A amargura em sua voz era perturbadoramente adulta. Nao era o tipo de conversa que se esperava ter com uma bonita jovem americana de dezesseis anos, enquanto se subia lentamente ao sol, tendo aos pes a paisagem de conto de fadas dos Alpes.

– Bem – falei, sabendo que ia soar falso -, tenho certeza de que voce nao vai ser inutil, mesmo que em varias linguas.

– Farei tudo para nao ser – disse ela.

– Quais sao seus planos?

– Pretendo ser arqueologa. Escavar as ruinas de antigas civilizacoes. Quanto mais antigas, melhor. Quero afastar-me o mais possivel da civilizacao do nosso seculo. Pelo menos, da versao dos meus pais.

– Acho que voce esta sendo muito severa com eles – disse eu, defendendo nao so os pais dela, como tambem a mim proprio. Afinal de contas, os dois eram quase da mesma geracao que a minha.

– Se o senhor nao se importa, prefiro nao falar em meus pais – disse ela. – Prefiro falar no senhor. Ja se casou?

– Nao.

– Tambem nao pretendo casar-me. – Olhou para mim desafiadoramente, como se esperasse que eu fizesse algum comentario.

– Parece que esta saindo de moda – falei.

– E com boas razoes – retrucou ela. Estavamos chegando ao alto da montanha e preparamo-nos para desembarcar. – Se alguma vez quiser esquiar comigo, a sos… – sublinhou – deixe um recado para mim no hotel. – Pulamos da cadeira e pegamos os nossos esquis. – Mas, se eu fosse o senhor – acrescentou ela, ao sairmos da estacao para o sol -, nao ficaria aqui muito tempo. Nao e o seu habitat natural.

– Em sua opiniao, qual e o meu habitat natural?

– Acho que Vermont. – Inclinou-se e pos-se a colocar os esquis, agil e competente. – Uma cidadezinha de Vermont, onde as pessoas trabalhem para viver.

Pus meus esquis ao ombro. O clube ficava a uns cinquenta metros dali, ao nivel do teleferico, e um caminho aberto na neve levava ate a entrada.

– Por favor, nao se zangue comigo – disse ela, endireitando-se. – Ha pouco tempo, tomei a decisao de falar sempre o que penso.

Levado por um impulso que nao tentei analisar, inclinei-me e beijei-lhe a face fria e rosada.

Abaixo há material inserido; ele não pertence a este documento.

template <int RB>
__global__ void __launch_bounds__(KJ_BLD_THREADS) kj_bld_count(const uint8_t* __restrict__ bwt, const __grid_constant__ KjBuildLcode lc, uint64_t n, uint32_t rep, int alen,
                                                                uint32_t* __restrict__ tile_counts) {
    __shared__ uint32_t tot[KJ_MAX_ALEN];
    __shared__ uint8_t lcs[256];
    __shared__ uint8_t cnt[KJ_MAX_ALEN * KJ_BLD_THREADS];
    if (threadIdx.x < KJ_MAX_ALEN) tot[threadIdx.x] = 0;
    lcs[threadIdx.x] = lc.v[threadIdx.x];
    for (int a = 0; a < KJ_MAX_ALEN; a++) cnt[a * KJ_BLD_THREADS + threadIdx.x] = 0;
    __syncthreads();
    const uint64_t tile_rows = (uint64_t)KJ_BLD_THREADS * RB, start = (uint64_t)blockIdx.x * tile_rows;
    for (uint32_t i = threadIdx.x; i < tile_rows; i += KJ_BLD_THREADS) {
        const uint64_t row = start + i;
        if (row < n) cnt[(uint32_t)lcs[bwt[rep == 1 ? row : row / rep]] * KJ_BLD_THREADS + threadIdx.x]++;
    }
    for (int a = 0; a < alen; a++) {
        uint32_t v = cnt[a * KJ_BLD_THREADS + threadIdx.x];
        for (int m = 16; m > 0; m >>= 1) v += __shfl_xor_sync(0xffffffffu, v, m);
        if ((threadIdx.x & 31) == 0 && v) atomicAdd(&tot[a], v);
    }
// ... 40 lines not shown
            #pragma unroll
            for (int x = 0; x < 16; x++) {
                const uint32_t m = __vcmpeq4(mine[q * 16 + x], a4) & 0x01010101u;
                bits |= (uint64_t)((m * 0x01020408u) >> 24) << (4 * x);
            }
            w[q] = bits; c += (uint32_t)__popcll(bits);
        }
        uint32_t x = c;
        for (int d = 1; d < 32; d <<= 1) { const uint32_t o = __shfl_up_sync(0xffffffffu, x, d); if (lane >= (uint32_t)d) x += o; }
        if (lane == 31) wsum[wid] = x;
        __syncthreads();
        uint32_t base = 0;
        for (uint32_t k = 0; k < wid; k++) base += wsum[k];
        __syncthreads();
        if (b < nb) {
            uint64_t hdr = Cdev[a] + tile_prefix[(uint64_t)blockIdx.x * KJ_MAX_ALEN + a] + (uint64_t)(base + x - c);
            uint64_t* rec = rank + ((uint64_t)a * nb + b) * RW;
            if (RW == 2) { *(ulonglong2*)rec = make_ulonglong2(hdr, w[0]); }
            else {
                const uint64_t p1 = (uint64_t)__popcll(w[0]), p2 = p1 + (uint64_t)__popcll(w[RB / 64 > 1 ? 1 : 0]);
                hdr = (hdr & KJ_CNT_MASK) | (p1 << KJ_P1_SHIFT) | (p2 << KJ_P2_SHIFT);
                *(ulonglong2*)rec = make_ulonglong2(hdr, w[0]);
                *(ulonglong2*)(rec + 2) = make_ulonglong2(w[RB / 64 > 1 ? 1 : 0], w[RB / 64 > 2 ? 2 : 0]);
            }
        }
    }
}
__global__ void kj_bld_letters(const uint8_t* __restrict__ bwt, const __grid_constant__ KjBuildLcode lc, uint64_t n, uint32_t rep, uint64_t nwords, uint64_t* __restrict__ letters) {
    __shared__ uint8_t lcs[256];
    lcs[threadIdx.x] = lc.v[threadIdx.x];
    __syncthreads();
    for (uint64_t wd = (uint64_t)blockIdx.x * blockDim.x + threadIdx.x; wd < nwords; wd += (uint64_t)gridDim.x * blockDim.x) {
        uint64_t v = 0;
        for (int t = 0; t < KJ_LETTERS_PER_WORD; t++) { const uint64_t row = wd * KJ_LETTERS_PER_WORD + t; if (row < n) v |= (uint64_t)lcs[bwt[rep == 1 ? row : row / rep]] << (5 * t); }
        letters[wd] = v;
    }
}
__global__ void kj_bld_sa_tax(const uint8_t* __restrict__ sa, uint64_t n_entries, uint64_t first, int nbytes, int pbits, uint32_t nseq, const uint32_t* __restrict__ seq_tax,
                              uint32_t* __restrict__ sa_tax, uint32_t* __restrict__ err) {
    for (uint64_t e = (uint64_t)blockIdx.x * blockDim.x + threadIdx.x; e < n_entries; e += (uint64_t)gridDim.x * blockDim.x) {
        const uint8_t* p = sa + e * (uint64_t)nbytes; uint64_t val = 0;
        for (int b = 0; b < nbytes; b++) val = (val << 8) + p[b];
        const uint64_t seq = val >> pbits;
        if (seq >= nseq) { atomicOr(err, 64u); continue; }
        sa_tax[first + e] = seq_tax[seq];
    }
}
template <class IdxT>
__global__ void kj_bld_sa_tax_scaled(const KjDevIndex* __restrict__ base_ix, uint64_t n_entries, int64_t bias, int exp, uint64_t n_rows, uint32_t rep, uint32_t* __restrict__ sa_tax) {
    for (uint64_t e = (uint64_t)blockIdx.x * blockDim.x + threadIdx.x; e < n_entries; e += (uint64_t)gridDim.x * blockDim.x) {
        const uint64_t k = (uint64_t)((int64_t)e + bias) << exp;
        sa_tax[e] = k < n_rows ? kj_sa_taxon<IdxT>(*base_ix, k / rep) : KJ_TAX_BAD;
    }
}
__global__ void kj_bld_repeat_u32(const uint32_t* __restrict__ src, uint64_t n_out, uint32_t rep, uint32_t* __restrict__ dst) {
    for (uint64_t i = (uint64_t)blockIdx.x * blockDim.x + threadIdx.x; i < n_out; i += (uint64_t)gridDim.x * blockDim.x) dst[i] = src[i / rep];
}
template <class IdxT>
static __device__ __forceinline__ uint64_t kj_bld_rank(const KjDevIndex& ix, uint32_t c, uint64_t k) {
    uint64_t v = (uint64_t)kj_rank<IdxT>(ix, c, (IdxT)k);
    if (k >= ix.quirk_lo) v -= ix.quirk_d[c];
    return v;
}
template <class IdxT>
__global__ void kj_bld_quirk(const KjDevIndex* __restrict__ ix, uint64_t k, uint64_t* __restrict__ quirk_d) {
    const uint32_t a = threadIdx.x;
    if (a < (uint32_t)ix->alen) quirk_d[a] = (uint64_t)kj_rank<IdxT>(*ix, a, (IdxT)k) - ix->C[a];
}
template <class IdxT>
__global__ void kj_bld_kmer_level(const KjDevIndex* __restrict__ ix, const KjKmer* __restrict__ cur, uint64_t n_cur, KjKmer* __restrict__ nxt) {
    for (uint64_t t = (uint64_t)blockIdx.x * blockDim.x + threadIdx.x; t < n_cur * 20u; t += (uint64_t)gridDim.x * blockDim.x) {
        const KjKmer iv = cur[t / 20u]; const uint32_t a = (uint32_t)(t % 20u); KjKmer o; o.lo = 0; o.hi = 0;
        if (iv.lo < iv.hi) { o.lo = kj_bld_rank<IdxT>(*ix, a + 1u, iv.lo); o.hi = kj_bld_rank<IdxT>(*ix, a + 1u, iv.hi); if (o.lo >= o.hi) { o.lo = 0; o.hi = 0; } }
        nxt[t] = o;
    }
}
__global__ void kj_bld_kmer_narrow(const KjKmer* __restrict__ src, uint64_t n, KjKmer32* __restrict__ dst) {
    for (uint64_t t = (uint64_t)blockIdx.x * blockDim.x + threadIdx.x; t < n; t += (uint64_t)gridDim.x * blockDim.x) { dst[t].lo = (uint32_t)src[t].lo; dst[t].hi = (uint32_t)src[t].hi; }
}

– Oh, muito obrigada – disse ela. – Um esplendido almoco! – Era evidente que tinha ouvido Eunice e Lily falarem. E partiu, esquiando competentemente. Fiquei observando seu vulto brilhantemente colorido afastar-se veloz, e sacudi a cabeca. Depois, carregando os esquis, encaminhei-me para o macico edificio de pedra que servia de sede ao clube.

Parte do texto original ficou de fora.